I've been having counselling for some time due to a messy divorce, but we recently moved on to the topic of my parenting.
My mother has been a big emotional support during my divorce at times, however there have been some things that she's said which have made my counsellor gasp a few times. One of the them being an implication that she made that it was my fault for leaving home and moving in with my ex husband that she met her last partner who turned out to be an alcoholic.
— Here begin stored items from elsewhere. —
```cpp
extern "C" int vlb_attention_fwd(const void* qkv, const float* mask, void* ctx, float* lse, int B, int S, int H, int nh,
                                 float drop_p, const uint32_t* seed, uint32_t tag, hipStream_t stream) {
  int rc = check_attn("vlb_attention_fwd", B, S, H, nh);
  if (rc) return rc;
  VLB_CHECK_ARG(qkv && mask && ctx && lse, "vlb_attention_fwd: null argument");
  VLB_CHECK_ARG(!(drop_p > 0.f) || seed, "vlb_attention_fwd: dropout needs a device seed pointer");
  AttnParams p;
  p.qkv = (const bf16_t*)qkv; p.mask = mask; p.ctx = (bf16_t*)ctx; p.lse = lse; p.dctx = nullptr; p.dqkv = nullptr;
  p.B = B; p.S = S; p.H = H; p.nh = nh; p.scale = 0.125f;
  p.drop_thr = vlb_drop_thr(drop_p); p.drop_scale = vlb_drop_scale(p.drop_thr); p.seed = seed; p.tag = tag;
  if (S <= 128) {
    const int smem = 2 * (128 * ATT_D * 2) + 128 * 4;
    hipLaunchKernelGGL((attn_fwd_kernel<4, 1>), dim3(B * nh), dim3(ATT_THREADS), smem, stream, p);
  } else {
    const int smem = 2 * (256 * ATT_D * 2) + 256 * 4;
    static bool attr_set = false;
    if (!attr_set) {
      (void)hipFuncSetAttribute((const void*)attn_fwd_kernel<8, 2>, hipFuncAttributeMaxDynamicSharedMemorySize, smem);
      attr_set = true;
    }
    hipLaunchKernelGGL((attn_fwd_kernel<8, 2>), dim3(B * nh), dim3(ATT_THREADS), smem, stream, p);
  }
  VLB_CHECK_LAUNCH("vlb_attention_fwd");
  return VLB_OK;
}

extern "C" int vlb_attention_bwd(const void* qkv, const float* mask, const void* ctx, const float* lse, const void* dctx,
                                 void* dqkv, int B, int S, int H, int nh, float drop_p, const uint32_t* seed, uint32_t tag,
                                 hipStream_t stream) {
  int rc = check_attn("vlb_attention_bwd", B, S, H, nh);
  if (rc) return rc;
  VLB_CHECK_ARG(qkv && mask && ctx && lse && dctx && dqkv, "vlb_attention_bwd: null argument");
  VLB_CHECK_ARG(!(drop_p > 0.f) || seed, "vlb_attention_bwd: dropout needs a device seed pointer");
  AttnParams p;
  p.qkv = (const bf16_t*)qkv; p.mask = mask; p.ctx = (bf16_t*)ctx; p.lse = (float*)lse; p.dctx = (const bf16_t*)dctx;
  p.dqkv = (bf16_t*)dqkv;
  p.B = B; p.S = S; p.H = H; p.nh = nh; p.scale = 0.125f;
  p.drop_thr = vlb_drop_thr(drop_p); p.drop_scale = vlb_drop_scale(p.drop_thr); p.seed = seed; p.tag = tag;
  static bool attr_set = false;
  if (!attr_set) {
    (void)hipFuncSetAttribute((const void*)attn_bwd_kernel<4, 1>, hipFuncAttributeMaxDynamicSharedMemorySize, 4 * (128 * ATT_D * 2) + 3 * 128 * 4);
    (void)hipFuncSetAttribute((const void*)attn_bwd2_kernel, hipFuncAttributeMaxDynamicSharedMemorySize, 4 * (128 * ATT_D * 2) + 3 * 128 * 4);
    (void)hipFuncSetAttribute((const void*)attn_bwd_kernel<8, 2>, hipFuncAttributeMaxDynamicSharedMemorySize, 4 * (256 * ATT_D * 2) + 3 * 256 * 4);
    attr_set = true;
  }
  static int bwd2 = -1;
  if (bwd2 < 0) {
    const char* v = getenv("VLB_ATTN_BWD2");
    bwd2 = v ? atoi(v) : 1;
  }
  if (S <= 128 && bwd2)
    hipLaunchKernelGGL(attn_bwd2_kernel, dim3(B * nh), dim3(ATT_THREADS), 4 * (128 * ATT_D * 2) + 3 * 128 * 4, stream, p);
  else if (S <= 128)
    hipLaunchKernelGGL((attn_bwd_kernel<4, 1>), dim3(B * nh), dim3(ATT_THREADS), 4 * (128 * ATT_D * 2) + 3 * 128 * 4, stream, p);
  else
    hipLaunchKernelGGL((attn_bwd_kernel<8, 2>), dim3(B * nh), dim3(ATT_THREADS), 4 * (256 * ATT_D * 2) + 3 * 256 * 4, stream, p);
  VLB_CHECK_LAUNCH("vlb_attention_bwd");
  return VLB_OK;
}
```

Before: 13170 samples/s.

## Stage attention backward dQ/dK/dV through LDS for coalesced row stores

In attn_bwd2_kernel, the dQ, dK and dV outputs are written into a per-wave LDS staging area (reusing the dO tile region) and then flushed as full 16-byte row chunks. This replaces the scattered 8-byte strided global stores. The LDS swizzle keys for the row-major and transposed tiles are also changed, to cut bank conflicts on the read_tr and staging accesses. The change adds wave-level fences plus extra LDS traffic, and it depends on sdO no longer being read when the staging writes happen.

```diff
diff --git a/vl-bert_amd/csrc/attention.hip b/vl-bert_amd/csrc/attention.hip
--- a/vl-bert_amd/csrc/attention.hip
+++ b/vl-bert_amd/csrc/attention.hip
@@ -8,7 +8,8 @@
 typedef __attribute__((ext_vector_type(8))) short s16x8;
 
 __device__ __forceinline__ int rho(int s) { return (s & ~31) | (((s >> 2) & 1) << 4) | (((s >> 3) & 3) << 2) | (s & 3); }
-__device__ __forceinline__ int rm_addr(int row, int chunk) { return row * 128 + ((chunk ^ ((row >> 1) & 7)) << 4); }
+__device__ __forceinline__ int rm_key(int row) { return ((row >> 1) & 3) << 1; }
+__device__ __forceinline__ int rm_addr(int row, int chunk) { return row * 128 + ((chunk ^ rm_key(row)) << 4); }
 __device__ __forceinline__ bf16x8 lds_frag(const char* base, int addr) { return *(const bf16x8*)(base + addr); }
 
 __device__ __forceinline__ bf16x8 frag_perm(const char* img, int blk, int half, int c, int chunk) {
@@ -22,8 +23,8 @@
   const int b = d0 * 2 + (L & 3) * 8;
   const int r_lo = 32 * blk + 4 * g + (L >> 2);
   const int r_hi = r_lo + 16;
-  const int a_lo = r_lo * 128 + ((((b >> 4) ^ ((r_lo >> 1) & 7)) << 4) | (b & 15));
-  const int a_hi = r_hi * 128 + ((((b >> 4) ^ ((r_hi >> 1) & 7)) << 4) | (b & 15));
+  const int a_lo = rm_addr(r_lo, b >> 4) | (b & 15);
+  const int a_hi = rm_addr(r_hi, b >> 4) | (b & 15);
   const s16x4 lo = __builtin_amdgcn_ds_read_tr16_b64_v4i16((__attribute__((address_space(3))) s16x4*)(img + a_lo));
   const s16x4 hi = __builtin_amdgcn_ds_read_tr16_b64_v4i16((__attribute__((address_space(3))) s16x4*)(img + a_hi));
   const s16x8 v = __builtin_shufflevector(lo, hi, 0, 1, 2, 3, 4, 5, 6, 7);
@@ -74,6 +75,26 @@
 __device__ __forceinline__ bf16x8 pack8(const float* v) {
   uint32_t w[4] = {pack2bf(v[0], v[1]), pack2bf(v[2], v[3]), pack2bf(v[4], v[5]), pack2bf(v[6], v[7])};
   return __builtin_bit_cast(bf16x8, *(uint4*)w);
+}
+
+__device__ __forceinline__ int st_addr(int row, int chunk) { return row * 128 + ((chunk ^ (row & 7)) << 4); }
+__device__ __forceinline__ void wave_lds_sync() {
+  __builtin_amdgcn_fence(__ATOMIC_RELEASE, "wavefront");
+  __builtin_amdgcn_wave_barrier();
+  __builtin_amdgcn_fence(__ATOMIC_ACQUIRE, "wavefront");
+}
+__device__ __forceinline__ void stage_put(char* st, int c, int g, int dt, uint2 v) {
+  *(uint2*)(st + st_addr(c, 2 * dt + (g >> 1)) + (((g & 1) ^ (c >> 3)) << 3)) = v;
+}
+__device__ __forceinline__ void stage_flush(const char* st, bf16_t* __restrict__ out, long ld, int row0, int S, int lane) {
+  wave_lds_sync();
+#pragma unroll
+  for (int it = 0; it < 2; ++it) {
+    const int row = 8 * it + (lane >> 3), ch = lane & 7;
+    const uint4 v = *(const uint4*)(st + st_addr(row, ch));
+    if (row0 + row < S) *(uint4*)(out + (long)(row0 + row) * ld + ch * 8) = it ? make_uint4(v.z, v.w, v.x, v.y) : v;
+  }
+  wave_lds_sync();
 }
 
 __device__ __forceinline__ void drop8(float* v, uint32_t key, uint32_t base, uint32_t thr, float scale) {
@@ -366,7 +387,10 @@
   }
 }
 
-__device__ __forceinline__ int pt_addr(int row, int chunk16) { return row * 256 + ((chunk16 ^ (row & 15)) << 4); }
+__device__ __forceinline__ int pt_addr(int row, int chunk16) {
+  const int key = (((row >> 3) & 1) << 3) | ((row & 3) << 1) | ((row >> 2) & 1);
+  return row * 256 + ((chunk16 ^ key) << 4);
+}
 
 __device__ __forceinline__ bf16x8 frag_pt(const char* img, int v, int key0, int lane) {
   const int L = lane & 15, g = lane >> 4;
@@ -428,8 +452,11 @@
   const bool active = w16 < 32 * U;
 
   bf16x8 pd[NU], dsf[NU];
+  uint2 dqp[4];
 #pragma unroll
   for (int u = 0; u < NU; ++u) pd[u] = dsf[u] = (bf16x8){0, 0, 0, 0, 0, 0, 0, 0};
+#pragma unroll
+  for (int dt = 0; dt < 4; ++dt) dqp[dt] = make_uint2(0u, 0u);
   if (w16 < S) {
     bf16x8 qf[2], dof[2];
 #pragma unroll
@@ -476,13 +503,9 @@
           dq[dt] = VLB_MFMA_16x16x32(frag_tr(sK, u, dt * 16, lane), dsf[u], dq[dt], 0, 0, 0);
       }
     }
-    if (pos_ok) {
-      bf16_t* orow = p.dqkv + ((long)b * S + pos) * ld + h * ATT_D + 4 * g;
-#pragma unroll
-      for (int dt = 0; dt < 4; ++dt)
-        *(uint2*)(orow + dt * 16) = make_uint2(pack2bf(dq[dt][0] * p.scale, dq[dt][1] * p.scale),
-                                               pack2bf(dq[dt][2] * p.scale, dq[dt][3] * p.scale));
-    }
+#pragma unroll
+    for (int dt = 0; dt < 4; ++dt)
+      dqp[dt] = make_uint2(pack2bf(dq[dt][0] * p.scale, dq[dt][1] * p.scale), pack2bf(dq[dt][2] * p.scale, dq[dt][3] * p.scale));
   }
   __syncthreads();
 
@@ -512,6 +535,16 @@
     for (int u = 0; u < NU; ++u)
       if (u < U) *(bf16x8*)(sT + pt_addr(w16 + c, 4 * u + g)) = dsf[u];
   }
+  char* st = sdO + wave * 2048;
+  bf16_t* obh = p.dqkv + (long)b * S * ld + h * ATT_D;
+  if (w16 < S) {
+#pragma unroll
+    for (int dt = 0; dt < 4; ++dt) stage_put(st, c, g, dt, dqp[dt]);
+    stage_flush(st, obh, ld, w16, S, lane);
+#pragma unroll
+    for (int dt = 0; dt < 4; ++dt) stage_put(st, c, g, dt, make_uint2(pack2bf(dv[dt][0], dv[dt][1]), pack2bf(dv[dt][2], dv[dt][3])));
+    stage_flush(st, obh + 2 * p.H, ld, w16, S, lane);
+  }
   __syncthreads();
   if (w16 < S) {
 #pragma unroll
@@ -523,15 +556,11 @@
           dk[dt] = VLB_MFMA_16x16x32(frag_tr(sQ, v, dt * 16, lane), st, dk[dt], 0, 0, 0);
       }
     }
-    if (pos_ok) {
-      bf16_t* orow = p.dqkv + ((long)b * S + pos) * ld + h * ATT_D + 4 * g;
-#pragma unroll
-      for (int dt = 0; dt < 4; ++dt) {
-        *(uint2*)(orow + p.H + dt * 16) = make_uint2(pack2bf(dk[dt][0] * p.scale, dk[dt][1] * p.scale),
-                                                     pack2bf(dk[dt][2] * p.scale, dk[dt][3] * p.scale));
-        *(uint2*)(orow + 2 * p.H + dt * 16) = make_uint2(pack2bf(dv[dt][0], dv[dt][1]), pack2bf(dv[dt][2], dv[dt][3]));
-      }
-    }
+#pragma unroll
+    for (int dt = 0; dt < 4; ++dt)
+      stage_put(st, c, g, dt, make_uint2(pack2bf(dk[dt][0] * p.scale, dk[dt][1] * p.scale),
+                                         pack2bf(dk[dt][2] * p.scale, dk[dt][3] * p.scale)));
+    stage_flush(st, obh + p.H, ld, w16, S, lane);
   }
 }
 
```

After: 13260 samples/s (median of 6 runs). About the same (+0.7%).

Anyway, we've dug a bit deeper in recent weeks and now things that happened in that past appears to be impacting on my relationship with my mum in the present, despite us being close over the last few years. I actually feel at a point where I don't want to speak to her. We've unearthed feelings of neglect during my teen years, affairs which I shouldn't have known about but did, the times she got drunk and embarrassed me infront of my friends. Her spoiling my 30th birthday party by getting very drunk... etc
I have argued with her twice in two weeks and we never usually argue at all. She's definitely emotionally healthier than she used to be, but there are still things she says that don't feel very supportive at times. I am really struggling as the trips down memory lane have altered my current perception of her.
How do you deal with this when counselling has this kind of impact? How do I manage my relationship with my mum now that I'm experiencing these negative feelings about her? I know that if I talk through anything with her, she'll just become the victim.